The album version of the song starts with a Baroque-style trumpet and string quartet fanfare – reminiscent of Jeremiah Clarke's "Prince of Denmark's March" (ca. 1700) — and then develops into a minimoog sequence before the song properly begins. The song includes a midway solo of the band's three string players. At the end of the song the string instruments quickly fade, immediately leading into the LP's fourth track "Laredo Tornado".

According to Allmusic critic Michael A. Guarisco "The melody matches the fanfare of the lyrics by matching verses that have a strident sense of swing to them with a sing-along chorus built on a descending-note hook."

Bassist Mike de Albuquerque sings on the song - one of his final appearances in the ELO catalogue.

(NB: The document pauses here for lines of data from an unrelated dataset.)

# ArnauGabrielAtienza/pytorch_distributed_examples

Hardware: AMD Instinct MI355X
Metric: images/sec (whole node) MNIST DDP + ResNet50 RPC-MP at 1/2/4/8 MI355X (higher is better)
Workload: dtype bf16; 1 GPU; model=mnist_cnn_Net, global_batch=1024, image=1x28x28, parallelism=dp1, hipgraph=True, fused_step=True, rccl_nranks=1, steps_per_graph=5, allreduce=none

## Files before the change

csrc/kernels/cnn_fused.hip:

```cpp
#include <cstddef>
#include <type_traits>

#include "adasum_weights.h"
#include "common.cuh"
#include "optim_device.h"
#include "pde_kernels.h"
#include "xgmi_device.h"

namespace pde {

namespace {

constexpr int T = 1024;
constexpr int NW = T / 64;
constexpr int NI = 4;
constexpr int C1 = 10, C2 = 20, KS = 5, H0 = 28, O1 = 24, P1 = 12, O2 = 8, P2 = 4, F1 = 50, F2 = 10;
constexpr int NX = H0 * H0, NC1 = P1 * P1, NR1 = C1 * NC1, NC2 = P2 * P2, NIN = C2 * NC2;
constexpr int RP16 = 146, RP8 = 148;
static_assert(RP16 >= NC1 && RP8 >= NC1, "channel planes hold the 144 cells");
static_assert(RP16 % 2 == 0 && RP8 % 4 == 0, "P9 reads 4 cells' argmax bytes as one aligned 4-byte word");
constexpr int EP = 148;
constexpr unsigned char AM_DEAD = 0xFF;
constexpr int XP = 36, NXP = H0 * XP;
constexpr int DHP = 52;
constexpr int W1N = C1 * KS * KS, W2N = C2 * C1 * KS * KS, FC1N = F1 * NIN, FC2N = F2 * F1;
constexpr int K2 = C1 * KS * KS;
constexpr int C1P = 16;
constexpr int KS2 = (KS * KS * C1P + 31) / 32;
constexpr int KSW2 = NI * 8 * 8 / 32;
constexpr int CG = 3;
constexpr int NGD = KS * KS * CG;
constexpr int KSD = (NGD + 3) / 4;
constexpr int D2N_P = 24, D2N_RP = 264, D2N_Q = 128;
constexpr int D2N_IM = 7 * D2N_RP + 7 * D2N_P + 2 * D2N_Q + 8;
static_assert(D2N_IM % 8 == 0 && D2N_P % 8 == 0 && D2N_RP % 8 == 0 && D2N_Q % 8 == 0, "d2n: 16-byte slots");
__host__ __device__ constexpr int d2n_ofs(int im, int y, int x, int co) {
  return im * D2N_IM + y * D2N_RP + x * D2N_P + (co >> 3) * D2N_Q + (co & 7);
}
constexpr int D2R = O2 * O2 + 8;
constexpr int MT1 = O1 * O1 / 16;
constexpr int MTD = NC1 * 1 / 16;
constexpr int KSW1 = O1 * O1 / 32;
struct KsRange {
  int lo, hi;
};
__host__ __device__ constexpr bool p7b_tap_live(int cls, int r, int ky, int kx) {
  const int pos = cls * 16 + r, y = pos / P1 - ky, x = pos % P1 - kx;
  return y >= 0 && y < O2 && x >= 0 && x < O2;
}
__host__ __device__ constexpr KsRange p7b_ks_range(int cls) {
  int lo = KSD, hi = 0;
  for (int r = 0; r < 16; ++r)
    for (int ky = 0; ky < KS; ++ky)
      for (int kx = 0; kx < KS; ++kx) {
        if (!p7b_tap_live(cls, r, ky, kx)) continue;
        const int g0 = (ky * KS + kx) * CG, k0 = g0 / 4, k1 = (g0 + CG - 1) / 4;
        lo = k0 < lo ? k0 : lo;
        hi = k1 + 1 > hi ? k1 + 1 : hi;
      }
  return {lo, hi};
}
__host__ __device__ constexpr bool p7b_range_covers(int cls, KsRange q) {
  for (int g = 0; g < NGD; ++g)
    for (int r = 0; r < 16; ++r)
      if (p7b_tap_live(cls, r, g / CG / KS, g / CG % KS) && (g / 4 < q.lo || g / 4 >= q.hi)) return false;
  return q.lo >= 0 && q.hi <= KSD;
}
__host__ __device__ constexpr bool p7b_ranges_ok() {
  int sum = 0;
  for (int c = 0; c < MTD; ++c) {
    if (!p7b_range_covers(c, p7b_ks_range(c))) return false;
    sum += p7b_ks_range(c).hi - p7b_ks_range(c).lo;
  }
  return sum == 126;
}
constexpr bool ks_is(KsRange q, int lo, int hi) { return q.lo == lo && q.hi == hi; }
static_assert(MTD == 9 && NC1 % 16 == 0 && p7b_ranges_ok(), "conv2 dgrad: every live tap inside its class's range");
static_assert(ks_is(p7b_ks_range(0), 0, 7) && ks_is(p7b_ks_range(1), 0, 12) && ks_is(p7b_ks_range(2), 0, 15) &&
                  ks_is(p7b_ks_range(3), 0, KSD) && ks_is(p7b_ks_range(4), 0, KSD) &&
                  ks_is(p7b_ks_range(5), 0, KSD) && ks_is(p7b_ks_range(6), 3, KSD) &&
                  ks_is(p7b_ks_range(7), 7, KSD) && ks_is(p7b_ks_range(8), 12, KSD),
              "conv2 dgrad k-step ranges (rows 0-1, 1-2, 2-3, 4..7, 8-9, 9-10, 10-11)");
__host__ __device__ constexpr uint64_t p7b_pack(bool hi) {
  uint64_t v = 0;
  for (int c = 0; c < MTD; ++c)
    v |= static_cast<uint64_t>(hi ? p7b_ks_range(c).hi : p7b_ks_range(c).lo) << (5 * c);
  return v;
}
constexpr uint64_t P7B_LO = p7b_pack(false), P7B_HI = p7b_pack(true);
static_assert(KSD < 32 && MTD * 5 <= 64, "5-bit fields");
constexpr int P7B_WCLS[NW] = {3, 4, 5, 5, 3, 4, 6, 6, 1, 7, 2, 2, 1, 7, 0, 0};
constexpr int P7B_WPAIR[NW] = {0, 0, 0, 1, 1, 1, 0, 1, 0, 0, 0, 1, 1, 1, 0, 1};
__host__ __device__ constexpr int p7b_wave_steps(int w) {
  const int c = P7B_WCLS[w];
  int n = p7b_ks_range(c).hi - p7b_ks_range(c).lo;
  if (c == 0) n += p7b_ks_range(MTD - 1).hi - p7b_ks_range(MTD - 1).lo;
  return 2 * n;
}
__host__ __device__ constexpr bool p7b_map_ok() {
  for (int c = 0; c < MTD - 1; ++c) {
    int n[2] = {0, 0};
    for (int w = 0; w < NW; ++w)
      if (P7B_WCLS[w] == c) ++n[P7B_WPAIR[w]];
    if (n[0] != 1 || n[1] != 1) return false;
  }
  int tot = 0;
  for (int s = 0; s < 4; ++s) {
    int n = 0;
    for (int w = s; w < NW; w += 4) n += p7b_wave_steps(w);
    if (n < 120 || n > 132) return false;
    tot += n;
  }
  return tot == NI * 126;
}
static_assert(NW == 16 && NI == 4 && p7b_map_ok(), "conv2 dgrad wave map: complete, balanced over the SIMDs");
__host__ __device__ constexpr uint64_t p7b_pack_map(bool pair) {
  uint64_t v = 0;
  for (int w = 0; w < NW; ++w) v |= static_cast<uint64_t>(pair ? P7B_WPAIR[w] : P7B_WCLS[w]) << (4 * w);
  return v;
}
constexpr uint64_t P7B_MCLS = p7b_pack_map(false), P7B_MPAIR = p7b_pack_map(true);
constexpr int O_W1 = 0, O_B1 = O_W1 + W1N, O_W2 = O_B1 + C1, O_B2 = O_W2 + W2N, O_FC1W = O_B2 + C2,
              O_FC1B = O_FC1W + FC1N, O_FC2W = O_FC1B + F1, O_FC2B = O_FC2W + FC2N, NPARAM = O_FC2B + F2;
constexpr int NSLAB = NPARAM - FC1N;
static_assert(O_W2 % 4 == 0 && C2 % 4 == 0 && W2N % 4 == 0, "W2T: float4 columns of 4 co");
constexpr int SLAB_OFS = (32 - O_W2 % 32) % 32;
constexpr int NSLABP = (SLAB_OFS + NSLAB + 31) / 32 * 32;
constexpr int S_FC1B = O_FC1B - FC1N, S_FC2W = O_FC2W - FC1N, S_FC2B = O_FC2B - FC1N;
constexpr int NACT = F1 + NIN;
__host__ __device__ constexpr int act_pitch(int nwg) { return (nwg * NI + 7) & ~7; }
static_assert(O_FC1W % 4 == 0 && FC1N % 4 == 0 && NSLAB % 4 == 0, "float4 slab columns");
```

The US edited single version of the song had many of the orchestrations removed. ELO writer Barry Delve believes that edits demonstrated "how much the album version's ambitious arrangement lifts 'Boy Blue' from being a fairly standard pop song to something much more remarkable."

===Lyrics===

A song about an all-conquering hero from the middle ages.
— Jeff Lynne, Eldorado Remaster, 2001

The song is an anti-war song set during the Crusades and forms the second dream as part of the overall Eldorado dreamscape. It tells the story of Boy Blue, a war hero returning from a far-off war and the rapturous welcome he receives from his town folk. The chorus is made up of the town folk singing "Hey, Boy Blue is back." Boy Blue rebuffs the hero worship and declares his hatred of war, stating his refusal to ever “take up arms again”.

==Reception==
The song was released as the second single from the Eldorado album but failed to chart. Billboard said that it had a catchy hook and a similar "smooth sound" to ELO's previous single "Can't Get It Out of My Head," and had expected it to achieve similar chart success. Cash Box said "a big symphonic sound surrounds and cushions a driving rock beat on this excellently produced Jeff Lynne track." Record World said that the song "is just familiar enough on the first listen. This azure lad brings on visions of 'Hang On Sloopy,' then heads out on its own." Rolling Stone critic Ken Barnes called it "an enjoyable, extremely simple rock number." Phonograph Record critic Michael Davis called it a "catchy, upbeat pop number" that "ain't rock'n'roll"

Allmusic critic Donald A. Guarisco described "Boy Blue" as "a densely-crafted tune that was equal parts string recital, prog-rock, and power pop" and "a smart fusion of pop, prog and rock elements that made a dynamic centerpiece for the first side of Eldorado." Guarisco believed that it "was probably a bit too ambitious to be a hit single."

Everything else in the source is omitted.